Definition df-cleq 2615

Description: Define the equality connective between classes. Definition 2.7 of [Quine] p. 18. Also Definition 4.5 of [TakeutiZaring] p. 13; Chapter 4 provides its justification and methods for eliminating it. Note that its elimination will not necessarily result in a single wff in the original language but possibly a "scheme" of wffs.

This is an example of a somewhat "risky" definition, meaning that it has a more complex than usual soundness justification (outside of Metamath), because it "overloads" or reuses the existing equality symbol rather than introducing a new symbol.

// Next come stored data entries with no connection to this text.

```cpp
template <int AMBIENT, bool F0_PLANE, bool APPLY_AO, bool CULL, int BAL = 0>
__global__ __launch_bounds__(BAL != 0 && PBR_BAL_WAVES == 1 ? 64 : kBlock, PBR_X2_MIN_WAVES) void shade_tile_kernel(
    GBufferArgs gb, PassArgs ps, const float4* __restrict__ lights, const float4* __restrict__ env, FrameArgs fr,
    int32_t* __restrict__ tile_kept, bool exact_only) {
    constexpr bool kOneWave = BAL != 0 && PBR_BAL_WAVES == 1;
    __shared__ std::conditional_t<kOneWave, LdsBal1, Lds> s;
    TL_BEGIN();
    PBR_PHASE("entry");
#if PBR_BAL_PROFILE
    const long long t_entry = (long long)__builtin_amdgcn_s_memtime();
    unsigned long long* bal_prof = s.prof[__builtin_amdgcn_readfirstlane(threadIdx.x) >> 6];
    if ((threadIdx.x & 63) < 16) bal_prof[threadIdx.x & 63] = 0;
#endif
    load_libm_tables<AMBIENT == kAmbientIblDiffuse, (BAL != 0 && PBR_BAL_WAVES == 1 ? 64 : kBlock)>();
    if constexpr (BAL != 0)
        stage_balanced_lights<kOneWave ? 64 : kBlock>(lights, ps.n_dir, ps.n_dir + ps.n_point, s.bal_light,
                                                      BAL == 2 ? 4.0f : 1.0f);
    __syncthreads();
    PBR_PHASE("load_window");

    const int wave_id = kOneWave ? (int)(blockIdx.y & 3) : __builtin_amdgcn_readfirstlane((int)threadIdx.x) >> 6;
    const int wslot = kOneWave ? 0 : wave_id;
    const int tile_y = kOneWave ? (int)(blockIdx.y >> 2) : (int)blockIdx.y;
    const int tid = kOneWave ? 64 * wave_id + (int)threadIdx.x : (int)threadIdx.x;
    const int xa = blockIdx.x * kTileW + 2 * (tid & 31);
    const int y = tile_y * kTileH + (tid >> 5);
    const bool va = (xa < gb.width) && (y < gb.height);
    const bool vb = (xa + 1 < gb.width) && (y < gb.height);
    const int64_t row = (int64_t)y * gb.row_stride;
    const bool ga = va && is_geometry(fr, xa, y), gb_ = vb && is_geometry(fr, xa + 1, y);
    const bool wave_geometry = lanes(ga || gb_) != 0;

    PairIn p = load_pair<F0_PLANE, APPLY_AO>(gb, ps, va ? row + xa : 0, vb ? row + xa + 1 : 0,
                                             vb && gb.pairs_aligned);
    const f3 pa = lane(p.pos, 0), pb = lane(p.pos, 1);

    const bool ok_a = !exact_only && ps.eye_ok && fast_window_ok(pa, lane(p.n, 0), lane(p.albedo, 0), lane(p.f0, 0),
                                                    p.metallic.x, p.roughness.x);
    const bool ok_b = !exact_only && ps.eye_ok && fast_window_ok(pb, lane(p.n, 1), lane(p.albedo, 1), lane(p.f0, 1),
                                                    p.metallic.y, p.roughness.y);
    const m2 fast2 = mask2(ok_a, ok_b);
    TL_LOADED();

    PixelInvariants2 q2;
    if constexpr (BAL == 0) q2 = pair_invariants(p, ps, fast2);
    auto form_q2 = [&]() {
        if constexpr (BAL != 0) q2 = pair_invariants(p, ps, fast2);
    };

    TileBounds wb{};
    bool cull_enabled = false;
    if (CULL) {
        const bool finite = (!ga || (isfinite(pa.x) && isfinite(pa.y) && isfinite(pa.z))) &&
                            (!gb_ || (isfinite(pb.x) && isfinite(pb.y) && isfinite(pb.z)));
        const float big = 3.0e38f;
        wb.mn[0] = uniform_f(wave_min(fminf(ga ? pa.x : big, gb_ ? pb.x : big)));
        wb.mn[1] = uniform_f(wave_min(fminf(ga ? pa.y : big, gb_ ? pb.y : big)));
        wb.mn[2] = uniform_f(wave_min(fminf(ga ? pa.z : big, gb_ ? pb.z : big)));
        wb.mx[0] = uniform_f(wave_max(fmaxf(ga ? pa.x : -big, gb_ ? pb.x : -big)));
        wb.mx[1] = uniform_f(wave_max(fmaxf(ga ? pa.y : -big, gb_ ? pb.y : -big)));
        wb.mx[2] = uniform_f(wave_max(fmaxf(ga ? pa.z : -big, gb_ ? pb.z : -big)));
        cull_enabled = lanes(!finite) == 0;
    }

    int kept_total = 0;
    int bal_items = -1;
    m2 redo = m2{0, 0};
    f3x2 pos2 = p.pos;
    f3x2 d2 = splat3(0.0f, 0.0f, 0.0f);
    bool faithful_wave = false;
    TL_RT(3);
    if (wave_geometry) {
        const v2 nn = dot3(p.n, p.n);
        const bool lean_lane = ok_a && ok_b && nn.x <= 1.0f + 0x1p-20f && nn.y <= 1.0f + 0x1p-20f &&
                               f0_nonzero(lane(p.f0, 0)) && f0_nonzero(lane(p.f0, 1));
        const bool faithful_lane =
            ps.faithful && ok_a && ok_b && p.albedo.x.x >= 0.0f && p.albedo.y.x >= 0.0f && p.albedo.z.x >= 0.0f &&
            p.albedo.x.y >= 0.0f && p.albedo.y.y >= 0.0f && p.albedo.z.y >= 0.0f && p.f0.x.x <= 1.0f &&
            p.f0.y.x <= 1.0f && p.f0.z.x <= 1.0f && p.f0.x.y <= 1.0f && p.f0.y.y <= 1.0f && p.f0.z.y <= 1.0f &&
            p.f0.x.x >= 0.0f && p.f0.y.x >= 0.0f && p.f0.z.x >= 0.0f && p.f0.x.y >= 0.0f && p.f0.y.y >= 0.0f &&
            p.f0.z.y >= 0.0f;
        faithful_wave = BAL != 2 && ps.faithful && lanes(!faithful_lane) == 0;
        if (CULL && faithful_wave && ps.faithful == 2)
            faithful_wave = wave_light_terms(lights, ps, wb, cull_enabled) <= kFaithfulMaxTerms;
        const bool lean_wave = lanes(!lean_lane) == 0;
        if (faithful_wave && lean_wave) {
            if constexpr (BAL == 1 && !CULL) {
#if PBR_BAL_PROFILE
                BAL_PROF_ADD(7, (long long)__builtin_amdgcn_s_memtime() - t_entry);
                unsigned long long* prof = s.prof[wslot];
#else
                unsigned long long* prof = nullptr;
#endif
                PBR_PHASE("pass1");
                const BalMasks bm = balanced_pass1<false>(p.pos, p.n, ga, gb_, ps.n_point, kBalDistLoFaithful, s.bal[wslot],
                                                   s.bal_light, prof);
                bal_items = wave_live_items(bm);
                PBR_PHASE("invariants");
                launder(p);
                q2 = pair_invariants(p, ps, fast2);
                faithful_scale(q2);
                d2 = lighting_fast<false, true, true, true>(q2, p.pos, fast2, lights, ps, wb, cull_enabled, redo,
                                                            kept_total, &s.bal[wslot], s.bal_light, ga, gb_, bm,
                                                            prof);
#if PBR_BAL_PROFILE
                const long long t_l1 = (long long)__builtin_amdgcn_s_memtime();
#endif
                PBR_PHASE("invariants2");
                launder(p);
                q2 = pair_finish_invariants(p, ps, fast2);
                pos2 = p.pos;
#if PBR_BAL_PROFILE
                const v2 dep = dot3(q2.n, q2.v);
                if (dep.x == 12345.0f) pos2.x.x = 0.5f;
                BAL_PROF_ADD(8, (long long)__builtin_amdgcn_s_memtime() - t_l1);
#endif
            } else {
                form_q2();
                if (!CULL) faithful_scale(q2);
#if PBR_BAL_PROFILE
                const long long t_u0 = (long long)__builtin_amdgcn_s_memtime();
                BAL_PROF_ADD(11, t_u0 - t_entry);
                BAL_PROF_ADD(13, 1);
#endif
                d2 = lighting_fast<CULL, true, true>(q2, pos2, fast2, lights, ps, wb, cull_enabled, redo, kept_total);
                if (!CULL) faithful_unscale(q2);
#if PBR_BAL_PROFILE
                const v2 dep = d2.x + d2.y;
                if (dep.x == 12345.0f) pos2.x.x = 0.5f;
                BAL_PROF_ADD(12, (long long)__builtin_amdgcn_s_memtime() - t_u0);
#endif
            }
        } else if (faithful_wave) {
            PBR_COLD("faithful_nonlean");
            form_q2();
            if (!CULL) faithful_scale(q2);
            d2 = lighting_fast<CULL, false, true>(q2, pos2, fast2, lights, ps, wb, cull_enabled, redo, kept_total);
            if (!CULL) faithful_unscale(q2);
        } else if (lean_wave) {
            PBR_PHASE("xpass1");
            if constexpr (BAL == 2 && !CULL) {
#if PBR_BAL_PROFILE
                unsigned long long* prof = s.prof[wslot];
#else
                unsigned long long* prof = nullptr;
#endif
                auto reload = [&]() {
                    asm volatile("" ::: "memory");
                    const int rl = lane_id_fresh();
                    const int rx = blockIdx.x * kTileW + 2 * (rl & 31);
                    const int ry = tile_y * kTileH + 2 * wave_id + (rl >> 5);
                    const int64_t rrow = (int64_t)ry * gb.row_stride + rx;
                    p = load_pair<F0_PLANE, APPLY_AO>(gb, ps, va ? rrow : 0, vb ? rrow + 1 : 0,
                                                      vb && gb.pairs_aligned);
                };
                const BalMasks bm = balanced_pass1<true>(p.pos, p.n, ga, gb_, ps.n_point, kBalDistLoExact, s.bal[wslot],
                                                   s.bal_light, prof);
                bal_items = wave_live_items(bm);
                PBR_PHASE("xinvariants");
                q2 = pair_invariants(p, ps, fast2);
                d2 = lighting_fast<false, true, false, true>(q2, p.pos, fast2, lights, ps, wb, cull_enabled, redo,
                                                             kept_total, &s.bal[wslot], s.bal_light, ga, gb_, bm,
                                                             prof);
                PBR_PHASE("xinvariants2");
                reload();
                q2 = pair_invariants(p, ps, fast2);
                pos2 = p.pos;
            } else {
                form_q2();
                d2 = lighting_fast<CULL, true>(q2, pos2, fast2, lights, ps, wb, cull_enabled, redo, kept_total);
            }
        } else {
            PBR_COLD("general");
            form_q2();
            d2 = lighting_fast<CULL, false>(q2, pos2, fast2, lights, ps, wb, cull_enabled, redo, kept_total);
        }
    } else {
        PBR_COLD("background");
        form_q2();
    }
    TL_RT(4);
    const PixelInvariants ua = unpack_invariants(q2, 0), ub = unpack_invariants(q2, 1);
    f3 da = lane(d2, 0), db = lane(d2, 1);
    const bool need_a = ga && on(redo.x), need_b = gb_ && on(redo.y);
    PBR_PHASE("stats_repass");
    const int n_exact = __popcll(lanes(need_a)) + __popcll(lanes(need_b));
    const int geo_px = __popcll(lanes(ga)) + __popcll(lanes(gb_));
// ... 619 lines not shown
```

This allows us to make statements that may not hold for the original symbol. For example, it permits us to deduce y = z <-> A. x ( x e. y <-> x e. z ), which is not a theorem of logic but rather presupposes the Axiom of Extensionality (see theorem axext4 2606). We therefore include this axiom as a hypothesis, so that the use of Extensionality is properly indicated.

See also comments under df-clab 2609, df-clel 2618, and abeq2 2732.

In the form of dfcleq 2616, this is called the "axiom of extensionality" by [Levy] p. 338, who treats the theory of classes as an extralogical extension to our logic and set theory axioms.

While the three class definitions df-clab 2609, df-cleq 2615, and df-clel 2618 are eliminable and conservative and thus meet the requirements for sound definitions, they are technically axioms in that they do not satisfy the requirements for the current definition checker. The proofs of conservativity require external justification that is beyond the scope of the definition checker.

For a general discussion of the theory of classes, see mmset.html#class. (Contributed by NM, 15-Sep-1993.)

Hypothesis

Ref	Expression
df-cleq.1	|- ( A. x ( x e. y <-> x e. z ) -> y = z )

Assertion

Ref	Expression
df-cleq	|- ( A = B <-> A. x ( x e. A <-> x e. B ) )

Distinct variable groups:   x, A   x, B   x, y, z

Allowed substitution hints:   A( y, z)   B( y, z)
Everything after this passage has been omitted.